Я иду по улицам. Кажется, ночь. Я устал. Два-три фонаря. Что-то стремительное, сверкающее, как Эвелина. Что-то усталое, медленное, как я. Это мы. Она обращается ко мне. Я обращаюсь к себе. Но мы оба не получаем ответа.
От фонарей подуло холодным светом. От окон, от стен — от всего. Я знаю один темный кривой переулок. Я свернул в него. Никого нет. Никто не окликнул.
Левицкий, Мария, Куклин — я вижу их, как во сне, как наяву, как... в другой жизни.
Вдруг дождь исчертил небо, как тысяча шрамов от хлыста. Я холоден, я даже не чувствую ледяной воды.
Сумрак в том дальнем углу гостиной зовется Истленьевым. Лампа достает до него и нащупывает пустоту. Достает до меня и... сразу отдергивает лучи. Я смеюсь тихо, неслышно, никого не пугая. Я боюсь пугать...
ЛЕВИЦКИЙ
Я сразу же окликнул его, но это оказался не я.
МАРИЯ
Да?
ЛЕВИЦКИЙ
Да, несмотря на несходство.
КУКЛИН
Такое бывает в дождь. И не бывает тоже в дождь. «Куда вы?» — спросил я, задыхаясь, себя. Он-я на ходу ответил: «Не помню!»... Улица со свистом пронеслась мимо.
ЕКАТ. ВАС.
Это несколько сложно для меня. Не могли бы вы пояснить вашу мысль?
КУКЛИН
К сожалению, я уже забыл. Но я готов пояснить что-то другое.
ЕКАТ. ВАС.
Благодарю вас. Теперь мне все ясно...
Что мне говорить? Я не знаю. Поэтому я молчу. Что мне говорить? Я не знаю. Поэтому я молчу. Которая из этих двух строчек удачнее? Пожалуй — вторая.
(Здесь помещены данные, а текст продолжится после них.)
from . import _lib
from .pack import BF16, F16, F32, LP_DTYPE, PackedW, fmt_of

ACT_NONE, ACT_RELU, ACT_GELU = 0, 1, 2
CONV, CONV_T = 0, 1

PRECISIONS = ("f32", "bf16x3", "bf16", "f16")
CORR_PRECISIONS = ("bf16x3", "single", "top2")
_CORR_ALIASES = {"bf16": "single", "bf16r": "top2", "f16": "single"}


class FMap:
    __slots__ = ("t", "H", "W", "C", "ld", "off")

    def __init__(self, t: torch.Tensor, H: int, W: int, C_: int, off: int = 0):
        assert t.is_cuda and t.dtype in (torch.float32, torch.bfloat16, torch.float16) and t.is_contiguous() and t.dim() == 2 and t.shape[0] == H * W
# ... 6 lines not shown

    @property
    def lp(self) -> bool:
        return self.t.dtype != torch.float32

    @property
    def fmt(self) -> int:
        return fmt_of(self.t.dtype)

    def view(self, off: int, C_: int) -> "FMap":
        return FMap(self.t, self.H, self.W, C_, self.off + off)

    @property
    def ptr(self) -> int:
        return self.t.data_ptr() + self.t.element_size() * self.off

    def dense(self) -> torch.Tensor:
        return self.t[:, self.off:self.off + self.C].float().reshape(self.H, self.W, self.C)

    def nchw(self) -> torch.Tensor:
        return self.dense().permute(2, 0, 1).unsqueeze(0).contiguous()

    @staticmethod
    def from_nchw(x: torch.Tensor) -> "FMap":
        if x.dim() == 4:
            x = x[0]
        c, h, w = x.shape
        return FMap(x.permute(1, 2, 0).reshape(h * w, c).contiguous().float(), h, w, c)


class BMap:
    __slots__ = ("t", "B", "H", "W", "C")

    def __init__(self, t: torch.Tensor, B: int, H: int, W: int, C_: int):
        assert t.is_cuda and t.is_contiguous() and t.shape == (B * H * W, C_)
        self.t, self.B, self.H, self.W, self.C = t, B, H, W, C_

    @staticmethod
    def empty(B: int, H: int, W: int, C_: int, device, dtype=torch.float32) -> "BMap":
        return BMap(torch.empty(B * H * W, C_, device=device, dtype=dtype), B, H, W, C_)

    @property
    def fmt(self) -> int:
        return fmt_of(self.t.dtype)

    def map(self, b: int) -> FMap:
        n = self.H * self.W
        return FMap(self.t[b * n:(b + 1) * n], self.H, self.W, self.C)


def _vp(p) -> C.c_void_p:
    return C.c_void_p(p)


class _timed:
    def __init__(self, ctx: "Ctx", name: str):
        self.on = ctx.profile is not None and name in ctx.profile
        self.ctx, self.name = ctx, name

    def __enter__(self):
        if self.on:
            self.s = torch.cuda.Event(enable_timing=True)
            self.e = torch.cuda.Event(enable_timing=True)
            self.s.record(torch.cuda.current_stream(self.ctx.device))
        return self

    def __exit__(self, *a):
        if self.on:
            self.e.record(torch.cuda.current_stream(self.ctx.device))
            self.ctx.profile[self.name].append((self.s, self.e))
        return False


def _tensor_bytes(x) -> int:
    t = x.t if hasattr(x, "t") else x
    return t.numel() * t.element_size() if torch.is_tensor(t) else 0


def _conv_sub(method: str, a, k, out):
    if method == "conv5_in":
        return "level1", 2.0 * 25 * 3 * 32 * a[0].shape[-2] * a[0].shape[-1], _tensor_bytes(a[0]) + _tensor_bytes(out)
    if method == "conv5_out":
        return "level1", 2.0 * 25 * 32 * 3 * a[0].H * a[0].W, _tensor_bytes(a[0]) + 12 * a[0].H * a[0].W
    src, n = a[0], a[3]
    ks = a[4] if len(a) > 4 else k.get("ksize", 1)
    if n == 32 and src.C == 32 and ks == 5 and k.get("stride", a[5] if len(a) > 5 else 1) == 1:
        maps = getattr(src, "B", 1)
        return "level1", 2.0 * 25 * 32 * 32 * maps * src.H * src.W, _tensor_bytes(src) + _tensor_bytes(out)
    return "rest", 0.0, 0


def _family(name: str):
    def deco(fn):
        def wrapper(self, *a, **k):
            pr = self.profile
            if pr is None or "families" not in pr:
                return fn(self, *a, **k)
            st = torch.cuda.current_stream(self.device)
            s_, e_ = torch.cuda.Event(enable_timing=True), torch.cuda.Event(enable_timing=True)
            s_.record(st)
            out = fn(self, *a, **k)
            e_.record(st)
            pr["families"].setdefault(name, []).append((s_, e_))
            if name == "conv":
                sub, fl, by = _conv_sub(fn.__name__, a, k, out)
                rec = pr.setdefault("conv_sub", {}).setdefault(sub, {"events": [], "flops": 0.0, "bytes": 0})
                rec["events"].append((s_, e_))
                rec["flops"] += fl
                rec["bytes"] += by
            return out
        wrapper.__name__, wrapper.__doc__ = fn.__name__, fn.__doc__
        return wrapper
    return deco
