+						const unsigned long long *xch = xch_all + 8 * warp;
+						if(WPS == 2) asm volatile("bar.sync %0, 64;" ::"r"(1 + sidx) : "memory");
+						else __syncwarp();
+						unsigned long long te[5];
+#pragma unroll
+						for(int k = 0; k < 5; k++) te[k] = xch[k] + (WPS == 2 ? xch[8 + k] : 0ull);
+						const uint32_t eq = (uint32_t)xch[5] & (WPS == 2 ? (uint32_t)xch[13] : 1u);
+						int guess;
+						{
+							const unsigned long long m34 = te[3] < te[4] ? te[3] : te[4], m234 = te[2] < m34 ? te[2] : m34, m1234 = te[1] < m234 ? te[1] : m234;
+							if(te[0] <= m1234) guess = 0;
+							else if(te[1] <= m234) guess = 1;
+							else if(te[2] <= m34) guess = 2;
+							else if(te[3] <= te[4]) guess = 3;
+							else guess = 4;
+						}
+						float rbps[5];
+						{
+							const double n = (double)(uint32_t)(bs - (int)kMaxFixedOrder);
+							unsigned long long mine = te[0];
+#pragma unroll
+							for(int k = 1; k < 5; k++) mine = lane == k ? te[k] : mine;
+							const float r = (float)((mine > 0) ? fb_log(M_LN2 * (double)mine / n) / M_LN2 : 0.0);
+#pragma unroll
+							for(int k = 0; k < 5; k++) rbps[k] = __shfl_sync(0xffffffffu, r, k);
+						}
+						is_constant = !P.dis_const && rbps[1] == 0.0f && eq;
+						if(is_constant) {
+							const uint32_t cbits = kSubframeHeaderBits + (uint32_t)wasted + (uint32_t)sbps;
+							if(cbits < best_bits) { best_bits = cbits; b_type = SF_CONSTANT; b_idx = 0; }
+						}
+						else if(!P.dis_fixed || (P.max_order == 0 && best_bits == 0xffffffffu)) {
+							int lo, hi;
+							if(P.exhaustive) { lo = 0; hi = (int)kMaxFixedOrder; }
+							else lo = hi = guess;
+							if(hi >= bs) hi = bs - 1;
+							for(int fo = lo; fo <= hi; fo++)
+								if(rbps[fo] < (float)sbps) fix_orders |= 1u << fo;
+						}
+					}
+					int qz[MAXORD];
+#pragma unroll
+					for(int j = 0; j < MAXORD; j++) qz[j] = 0;
+					for(int fo = 0; fo <= (int)kMaxFixedOrder; fo++) {
+						if(!((fix_orders >> fo) & 1u)) continue;
+						const Geo g = geometry(fo);
+						for(int p = lane; p < (1 << g.max_po); p += 32) {
+							unsigned long long s = 0;
+							for(int j = 0; j < g.tpp; j++) s += fleaf[fo * nleaf_fx + p * g.tpp + j];
+							leaf[p] = g.narrow ? (unsigned long long)(uint32_t)s : s;
+						}
+						__syncwarp();
+						evaluate(g, fo, SF_FIXED, fo, 0, 0, 0, qz, leaf);
+					}
+					continue;
+				}
+				if(!(P.max_order > 0 && (split || !is_constant))) continue;
+				const CandDesc *cd = cdesc + ((size_t)blk * P.nsig + sig0 + sidx) * P.nslots;
+				for(int it = 0;; it++) {
+					int c = 0;
+					if(split) {
+						if(it) break;
 					}
 					else {
-						asm volatile("bar.sync %0, 64;" ::"r"(1 + sidx) : "memory");
-#pragma unroll
-						for(int k = 0; k < 5; k++) te[k] += xch[k];
-						eq &= (uint32_t)xch[5];
-					}
-				}
-				if(part == 0) {
-				int guess;
-				{
-					const unsigned long long m34 = te[3] < te[4] ? te[3] : te[4], m234 = te[2] < m34 ? te[2] : m34, m1234 = te[1] < m234 ? te[1] : m234;
-					if(te[0] <= m1234) guess = 0;
-					else if(te[1] <= m234) guess = 1;
-					else if(te[2] <= m34) guess = 2;
-					else if(te[3] <= te[4]) guess = 3;
-					else guess = 4;
-				}
-				float rbps[5];
-				{
-					const double n = (double)(uint32_t)(bs - (int)kMaxFixedOrder);
-					unsigned long long mine = te[0];
-		#pragma unroll
-					for(int k = 1; k < 5; k++) mine = lane == k ? te[k] : mine;
-					const float r = (float)((mine > 0) ? fb_log(M_LN2 * (double)mine / n) / M_LN2 : 0.0);
-		#pragma unroll
-					for(int k = 0; k < 5; k++) rbps[k] = __shfl_sync(0xffffffffu, r, k);
-				}
-				is_constant = !P.dis_const && rbps[1] == 0.0f && eq;
-				if(is_constant) {
-					const uint32_t cbits = kSubframeHeaderBits + (uint32_t)wasted + (uint32_t)sbps;
-					if(cbits < best_bits) { best_bits = cbits; b_type = SF_CONSTANT; b_idx = 0; }
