# gfxdisp/ColorVideoVDP

Measured on AMD Instinct MI355X. Metric: Mpixels/s, higher is better.
Workload: dtype f32; 1 GPU; 3840x2160 60fps, standard_4k, f32 input resident in HBM, 64-frame clip pair; frames_total=64, frames_this_gpu=64, input_dtype=f32, heatmap=none, frame_generator=cpu, block_frames=64, fused_levels=3

## Files before the change

### colorvideovdp_amd/_capi.py

```python
import ctypes as C
import os

MAX_FILTER_LEN = 65
MAX_LEVELS = 16
MAX_WINDOW = 256
CSF_NODES = 32
PROF_N = 6
PROF_NAMES = ("photometry", "temporal_fir", "pyr_reduce", "band_level0", "band_rest", "heatmap")
ABI_VERSION = 14
RESIZE_MODES = {"nearest": 0, "bilinear": 1, "bicubic": 2, "area": 3}

U8, U16, F16, F32, F32_DKL, YUV8, YUV16 = range(7)
HEATMAP = {None: 0, "none": 0, "raw": 1, "threshold": 2, "supra-threshold": 3}
BUF_HIST, BUF_GPYR, BUF_DDUMP, BUF_HEAT, BUF_Q, BUF_HSTATS, BUF_HCURVE = range(7)


class Params(C.Structure):
    _fields_ = [
        ("eotf", C.c_int32),
        ("Y_peak", C.c_float), ("Y_black", C.c_float), ("Y_refl", C.c_float), ("exposure", C.c_float),
        ("gamma", C.c_float),
        ("rgb2dkl", C.c_float * 9),
        ("mask_p", C.c_float),
        ("mask_c10", C.c_float),
        ("mask_q", C.c_float * 4),
        ("xcm", C.c_float * 16),
        ("ch_gain", C.c_float * 4),
        ("d_max10", C.c_float),
        ("sens_mul", C.c_float),
        ("blur_radius", C.c_int32),
        ("blur_taps", C.c_float * 13),
        ("beta", C.c_float), ("beta_t", C.c_float), ("beta_tch", C.c_float), ("beta_sch", C.c_float),
        ("jod_a", C.c_float), ("jod_exp", C.c_float), ("image_int", C.c_float),
        ("ch_w", C.c_float * 4),
        ("baseband_weight", C.c_float * 4),
        ("csf_logL_first", C.c_float), ("csf_logL_last", C.c_float),
    ]


class Clip(C.Structure):
    _fields_ = [
        ("batch", C.c_int32), ("channels", C.c_int32),
        ("height", C.c_int32), ("width", C.c_int32),
        ("is_video", C.c_int32),
        ("n_frames", C.c_int32),
        ("first_frame", C.c_int32),
        ("n_levels", C.c_int32),
        ("filter_len", C.c_int32),
        ("block_frames", C.c_int32),
        ("heatmap", C.c_int32),
        ("debug_dump", C.c_int32),
        ("raw_halo", C.c_int32), ("total_frames", C.c_int32),
        ("feature_size", C.c_int32), ("fuse_mode", C.c_int32), ("band_layout", C.c_int32),
        ("defer_bands", C.c_int32), ("score_frames", C.c_int32),
        ("taps", C.c_float * (4 * MAX_FILTER_LEN)),
        ("csf_rows", C.c_float * (MAX_LEVELS * 4 * CSF_NODES)),
    ]
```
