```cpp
constexpr uint32_t kSelMax = 384;
__device__ __forceinline__ int win_reload(const WinState& st, WinShared& w, int tid, double* sel_sal, unsigned long long* sel_seq) {
  full_barrier();
  if (tid == 0) { w.n = 0; w.need_tree = 0; }
  full_barrier();
  uint32_t c_hi = (uint32_t)(w.cthr + 1) < st.wB ? (uint32_t)(w.cthr + 1) : st.wB, loaded = 0, iptr = w.iptr;
  int result = 1;
  const uint32_t c_floor = st.wch < st.wB ? st.wch : 0u;
  while (c_hi > c_floor) {
    const bool valid = (uint32_t)tid < c_hi - c_floor;
    const uint32_t c = valid ? c_hi - 1u - (uint32_t)tid : 0u;
    const uint32_t cn = valid ? ld_relaxed(&st.wcnt[c]) : 0u;
    uint32_t total;
    const uint32_t incl = block_scan_incl(cn, w.wsum, tid, &total);
    const bool ok = valid && incl <= st.wbudget - loaded;
    const uint32_t m = (uint32_t)__syncthreads_count(ok ? 1 : 0);
    const uint32_t nvalid = c_hi - c_floor < (uint32_t)kGreedyThreads ? c_hi - c_floor : (uint32_t)kGreedyThreads;
    if (m != 0) {
      const uint32_t c_lo = c_hi - m;
      if ((uint32_t)tid == m - 1u) w.bcast = incl;
      const uint32_t i_to = st.ige[c_lo];
      win_take_initial(st, w, iptr, i_to, tid);
      iptr = i_to > iptr ? i_to : iptr;
      if ((uint32_t)tid < m) {
        uint32_t e = ld_relaxed(&st.whead[c]);
        if (e != kNone) {
          st_agent(&st.whead[c], kNone);
          if (cn != 0) while (e != kNone) { const EdgeRec r = st.er[e]; win_take(st, w, e, r); e = r.next; }
        }
        if (cn != 0) st_agent(&st.wcnt[c], 0u);
      }
      full_barrier();
      loaded += w.bcast;
      c_hi = c_lo;
      if (loaded) result = 0;
    }
    if (m < nvalid) {
      const uint32_t room = st.wbudget - loaded;
      const uint32_t cs = c_hi - 1u;
      if (room >= (kWinMinPartial < st.wbudget / 8u ? kWinMinPartial : st.wbudget / 8u) || loaded == 0) {
        const uint32_t K = (room / 2u < kSelMax ? room / 2u : kSelMax) > 1u ? (room / 2u < kSelMax ? room / 2u : kSelMax) : 2u, RA = room > K ? room - K : 1u;
        const uint32_t seg_end = st.ige[cs];
        const uint32_t before = w.n;
        if (tid == 0) {
          uint32_t hn = 0, nlive = 0;
          for (uint32_t e = ld_relaxed(&st.whead[cs]); e != kNone;) {
            const EdgeRec r = st.er[e];
            if (r.seq != 0) {
              ++nlive;
              if (hn < K) {
                uint32_t i = hn++;
                while (i > 0) {
                  const uint32_t p = (i - 1u) >> 1;
                  if (!(sel_sal[p] > r.sal || (sel_sal[p] == r.sal && sel_seq[p] > r.seq))) break;
                  sel_sal[i] = sel_sal[p]; sel_seq[i] = sel_seq[p]; i = p;
                }
                sel_sal[i] = r.sal; sel_seq[i] = r.seq;
              } else if (r.sal > sel_sal[0] || (r.sal == sel_sal[0] && r.seq > sel_seq[0])) {
                uint32_t i = 0;
                while (true) {
                  uint32_t c = 2u * i + 1u;
                  if (c >= hn) break;
                  if (c + 1u < hn && (sel_sal[c + 1u] < sel_sal[c] || (sel_sal[c + 1u] == sel_sal[c] && sel_seq[c + 1u] < sel_seq[c]))) ++c;
                  if (!(sel_sal[c] < r.sal || (sel_sal[c] == r.sal && sel_seq[c] < r.seq))) break;
                  sel_sal[i] = sel_sal[c]; sel_seq[i] = sel_seq[c]; i = c;
                }
                sel_sal[i] = r.sal; sel_seq[i] = r.seq;
              }
            }
// ... 8 lines not shown
          const uint32_t et = st.isort[iA]; const double as = st.er[et].sal; const unsigned long long aq = st.isort_seq[iA];
          if (as > tsal || (as == tsal && aq > tseq)) { tsal = as; tseq = aq; }
        }
        if (tid == 0) w.bcast = 0;
        full_barrier();
        uint32_t mine = 0;
        for (uint32_t i = iptr + (uint32_t)tid; i < iA; i += kGreedyThreads) {
          const uint32_t e = st.isort[i]; const EdgeRec r = st.er[e];
          const unsigned long long q = st.isort_seq[i];
          if (r.sal > tsal || (r.sal == tsal && q > tseq)) { ++mine; win_take(st, w, e, r); }
        }
        if (mine) atomicAdd(&w.bcast, mine);
        full_barrier();
        iptr += w.bcast;
        if (tid == 0) {
          uint32_t keep_head = kNone, keep_tail = kNone;
          for (uint32_t e = ld_relaxed(&st.whead[cs]); e != kNone;) {
            const EdgeRec r = st.er[e];
            if (r.seq != 0) {
              if (r.sal > tsal || (r.sal == tsal && r.seq > tseq)) win_take(st, w, e, r);
              else { if (keep_head == kNone) keep_head = e; else st.er[keep_tail].next = e; keep_tail = e; }
            }
            e = r.next;
          }
          if (keep_tail != kNone) st.er[keep_tail].next = kNone;
          st_agent(&st.whead[cs], keep_head);
        }
        full_barrier();
        const uint32_t moved = w.n - before;
        if (moved == 0u && w.bcast == 0u) {
          full_barrier();
          if (tid == 0) st_agent(&st.wcnt[cs], 0u);
          c_hi = cs;
          continue;
        }
        if (tid == 0) { if (moved) atomicSub(&st.wcnt[cs], moved); w.cthr = (int)cs; w.tsal = tsal; w.tseq = tseq; w.iptr = iptr; }
        if (moved || w.bcast) result = 0;
        full_barrier();
        return result;
      }
      break;
    }
    if (loaded >= (kWinMinLoad < st.wbudget / 4u ? kWinMinLoad : st.wbudget / 4u)) break;
  }
  full_barrier();
  if (tid == 0 && result != 2) { w.cthr = (int)c_hi - 1; w.tsal = __builtin_inf(); w.tseq = ~0ull; w.iptr = iptr; }
  full_barrier();
  if (result == 1 && c_floor != 0u) result = 3;
  return result;
}

struct WinTau { int cthr; double tsal; unsigned long long tseq; double smin, scale; };

__device__ __forceinline__ void win_stage_lists(const WinState& st, WinWork& s, int tid, uint32_t e, uint32_t off0, uint32_t len0, uint32_t off1, uint32_t len1, bool small) {
  const uint32_t total = len0 + len1;
  for (uint32_t i = tid; i < total; i += kGreedyThreads) {
    const bool side1 = i >= len0;
    const FatEntry fe = st.fpool[side1 ? off1 + (i - len0) : off0 + i];
    if (fe.eid == e || fe.eid == kNone) continue;
    if (small) {
      s.stage[i] = fe;
      uint32_t h = (fe.rs * 2654435761u) >> 21;
      while (true) {
        const uint32_t old = atomicCAS(&s.mk[h], 0u, fe.rs + 1u);
        if (old == 0u) { s.items[atomicAdd(&s.nitems, 1u)] = h; break; }
        if (old == fe.rs + 1u) break;
        h = (h + 1u) & (kMarkSlots - 1u);
      }
      (side1 ? s.mv1 : s.mv0)[h] = i + 1u;
    } else (side1 ? st.mark1 : st.mark0)[fe.rs] = i + 1u;
  }
// ... 313 lines not shown
```

Before: 328,100.

## Sort window baseline by index permutation and narrow seq radix bits

The window rebaseline now sorts an index permutation instead of edge ids. The saliency key is produced during collection (or by the salkey kernel on the non-list path), and the later fill and segment kernels read sorted keys directly instead of gathering EdgeRec records. The seq sort uses only as many radix bits as the region count requires. Short adjacency lists are walked with 16-lane groups chosen by a density heuristic, and the initial threshold cell is set to the top occupied cell. This also adds an optional audit kernel and reload profiling counters, at the cost of more buffers and added complexity.

```diff
diff --git a/glia_amd/csrc/api.cpp b/glia_amd/csrc/api.cpp
--- a/glia_amd/csrc/api.cpp
+++ b/glia_amd/csrc/api.cpp
@@ -18,7 +18,7 @@
 static const char* const kOptionKeys[] = {"GLIA_HMT_PB_WINDOW", "GLIA_HMT_PB_BATCH", "GLIA_HMT_WINCAP", "GLIA_HMT_REBASE", "GLIA_HMT_HORIZON",
                                           "GLIA_HMT_FORCE_TREE", "GLIA_HMT_HELPERS", "GLIA_HMT_TRACE", "GLIA_HMT_LIBM", "GLIA_HMT_BC_NOCOMMON",
                                           "GLIA_HMT_BC_GENERIC", "GLIA_HMT_DEBUG", "GLIA_HMT_MAXITERS", "GLIA_HMT_MINCAP", "GLIA_HMT_MEDIAN_BATCH", "GLIA_HMT_BCFEAT", "GLIA_HMT_CC",
-                                          "GLIA_HMT_TRAIN_TREES"};
+                                          "GLIA_HMT_TRAIN_TREES", "GLIA_HMT_BASELINE_AUDIT", "GLIA_HMT_COLLECT_LANES"};
 static std::mutex g_opt_mu;
 static std::unordered_map<std::string, std::string> g_opt;
 static bool g_opt_init = false;
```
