int scan_u64(palace_ctx *ctx, const uint64_t *in, uint64_t *out, const int32_t *n_dev, uint64_t *partials, uint64_t *total_dev)
{
    hipLaunchKernelGGL(scan_partials_kernel, dim3(kDecompGrid), dim3(kDecompBlock), 0, ctx->stream, in, n_dev, partials);
    hipLaunchKernelGGL(scan_prefix_kernel, dim3(1), dim3(kDecompBlock), 0, ctx->stream, partials, kDecompGrid, total_dev);
    hipLaunchKernelGGL(scan_apply_kernel, dim3(kDecompGrid), dim3(kDecompBlock), 0, ctx->stream, in, out, n_dev, partials);
    PALACE_HIP_TRY(hipGetLastError());
    return PALACE_OK;
}

namespace {

const dim3 kBlock(kDecompBlock);
constexpr int kWideGridDefault = 2048;
inline dim3 wide_grid(const palace_ctx *ctx) { return dim3(ctx->match_grid > 0 ? ctx->match_grid : kWideGridDefault); }

void enqueue_iterations(palace_ctx *ctx, const DecompBufs &b, int first, int n, uint64_t *count, int flag0, bool unique_hi)
{
    for (int k = 0; k < n; k++) {
        IterArgs a{((1ull << 21) - 1 - *count) << kStampShift, static_cast<uint64_t>((kPackedStamps - 1 - *count) & (kPackedStamps - 1)) << kPackedShift,
                   (first + k) & 1, k ? flag0 + k - 1 : -1, flag0 + k, unique_hi ? 1 : 0};
        (*count)++;
        hipLaunchKernelGGL(dec_propose_hi_kernel, wide_grid(ctx), kBlock, 0, ctx->stream, b, a);
        if (!unique_hi) hipLaunchKernelGGL(dec_propose_lo_kernel, wide_grid(ctx), kBlock, 0, ctx->stream, b, a);
        hipLaunchKernelGGL(dec_commit_kernel, wide_grid(ctx), kBlock, 0, ctx->stream, b, a);
    }
}

int enqueue_read_off(palace_ctx *ctx, const DecompBufs &b, int round, int last_flag)
{
    hipLaunchKernelGGL(dec_heads_kernel, wide_grid(ctx), kBlock, 0, ctx->stream, b, round, last_flag);
    hipLaunchKernelGGL(dec_cycles_kernel, wide_grid(ctx), kBlock, 0, ctx->stream, b, round);
    int rc = scan_u64(ctx, b.len_a, b.pos, &b.st->V, b.partials, &b.st->scan_total);
    if (rc) return rc;
    hipLaunchKernelGGL(dec_emit_kernel, wide_grid(ctx), kBlock, 0, ctx->stream, b, round);
    hipLaunchKernelGGL(dec_round_end_kernel, dim3(1), dim3(64), 0, ctx->stream, b);
    PALACE_HIP_TRY(hipGetLastError());
    return PALACE_OK;
}

}

int decomp_begin(palace_ctx *ctx, const DecompBufs &b, int rounds, int64_t comp_cap, int64_t vert_cap)
{
    PALACE_REQUIRE(rounds >= 1 && rounds <= kMaxRounds, "round count out of range");
    static_assert(kDecompGrid <= kDecompBlock, "scan_prefix_kernel scans the block sums with one workgroup");
    const int allow_packed = !ctx->match_two_word_keys && static_cast<int64_t>(rounds) * kMaxIters < kPackedStamps ? 1 : 0;
    hipLaunchKernelGGL(dec_init_kernel, wide_grid(ctx), kBlock, 0, ctx->stream, b, comp_cap, vert_cap, rounds * kMaxIters, allow_packed);
    PALACE_HIP_TRY(hipGetLastError());
    return PALACE_OK;
}

int decomp_rounds(palace_ctx *ctx, const DecompBufs &b, int t0, int t1, int rounds, int aggressive, int iters, bool unique_hi,
                  uint64_t *count)
{
    PALACE_REQUIRE(0 <= t0 && t0 <= t1 && t1 <= rounds && rounds <= kMaxRounds && iters >= 1 && iters <= kMaxIters, "round / iteration count out of range");
    for (int t = t0; t < t1; t++) {
        hipLaunchKernelGGL(dec_round_begin_kernel, wide_grid(ctx), kBlock, 0, ctx->stream, b, (aggressive && t == rounds - 1) ? 1 : 0);
        enqueue_iterations(ctx, b, 0, iters, count, t * kMaxIters, unique_hi);
        int rc = enqueue_read_off(ctx, b, t, t * kMaxIters + iters - 1);
        if (rc) return rc;
    }
    PALACE_HIP_TRY(hipGetLastError());
    return PALACE_OK;
}

int decomp_run_checked(palace_ctx *ctx, const DecompBufs &b, int rounds, int aggressive, bool unique_hi, int64_t comp_cap,
                       int64_t vert_cap, int64_t max_iterations, uint64_t *iterations_out)
{
    PALACE_REQUIRE(rounds >= 1 && rounds <= kMaxRounds, "round count out of range");
    constexpr int kBatch = 16;
    hipLaunchKernelGGL(dec_init_kernel, wide_grid(ctx), kBlock, 0, ctx->stream, b, comp_cap, vert_cap, kBatch, 0);
    uint64_t count = 0;
    for (int t = 0; t < rounds; t++) {
        hipLaunchKernelGGL(dec_round_begin_kernel, wide_grid(ctx), kBlock, 0, ctx->stream, b, (aggressive && t == rounds - 1) ? 1 : 0);
        for (int first = 0;; first += kBatch) {
            PALACE_HIP_TRY(hipMemsetAsync(b.changed, 0, kBatch * sizeof(uint32_t), ctx->stream));
            enqueue_iterations(ctx, b, first, kBatch, &count, 0, unique_hi);
            uint32_t last = 0;
            PALACE_HIP_TRY(hipMemcpyAsync(&last, b.changed + kBatch - 1, sizeof last, hipMemcpyDeviceToHost, ctx->stream));
            PALACE_HIP_TRY(hipStreamSynchronize(ctx->stream));
            if (!last) break;
            if (static_cast<int64_t>(count) > max_iterations || count + kBatch >= (1ull << 21)) {
                set_error("matching: no fixed point after %llu iterations", static_cast<unsigned long long>(count));
                return PALACE_ESTATE;
            }
        }
        PALACE_HIP_TRY(hipMemsetAsync(b.changed, 0, kBatch * sizeof(uint32_t), ctx->stream));
        int rc = enqueue_read_off(ctx, b, t, kBatch - 1);
        if (rc) return rc;
    }
    if (iterations_out) *iterations_out = count;
    return PALACE_OK;
}

int decomp_group(palace_ctx *ctx, const DecompBufs &b, DecompRun &run, int rounds, int aggressive, bool unique_hi)
{
    const int first = kFirstGroupRounds;
    const int t0 = run.next_round, t1 = std::min(rounds, t0 + (t0 == 0 ? first : kRoundsPerGroup));
    for (int t = t0; t < t1; t++) {
        const int iters = ctx->match_iters > 0 ? std::min(ctx->match_iters, kMaxIters) : (t == 0 ? kFirstRoundIters : kLaterRoundIters);
        int rc = decomp_rounds(ctx, b, t, t + 1, rounds, aggressive, iters, unique_hi, &run.count);
        if (rc) return rc;
        run.rounds++;
    }
    run.next_round = t1;
    return PALACE_OK;
}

Соня сама пришла ко мне. Нашла мой этаж. Я пригласил ее сесть, сказал: «Соня, я очень рад», придвинул к ней стул. Сам сел на край койки.
Она так растеряна и смущена, что ничего не видит.
Я хотел сделать или сказать что-то очень холодное. Например, коснуться.
8
29 августа.
Ночь, молчание. Призрачный чугун мостов. Странное я получила письмо. Почерк — ничей.
Сегодня были Эвелина, Истленьев, Левицкий и другие. Ее плечи струятся от золота, взгляд — безумный, прекрасное лицо устало от ресниц. Воздух касается ее и, шатаясь, идет, уходит грезить к стене. Истленьев не сводит с нее своего молчания, бледный и прозрачный, как воздух. Время ластится к ее сверкающим волосам и струится. Молчание смотрит на себя в зеркала пристально до головокружения.
ЛЕВИЦКИЙ
Странно ведет себя полночь! Часы пробили, а ее нет.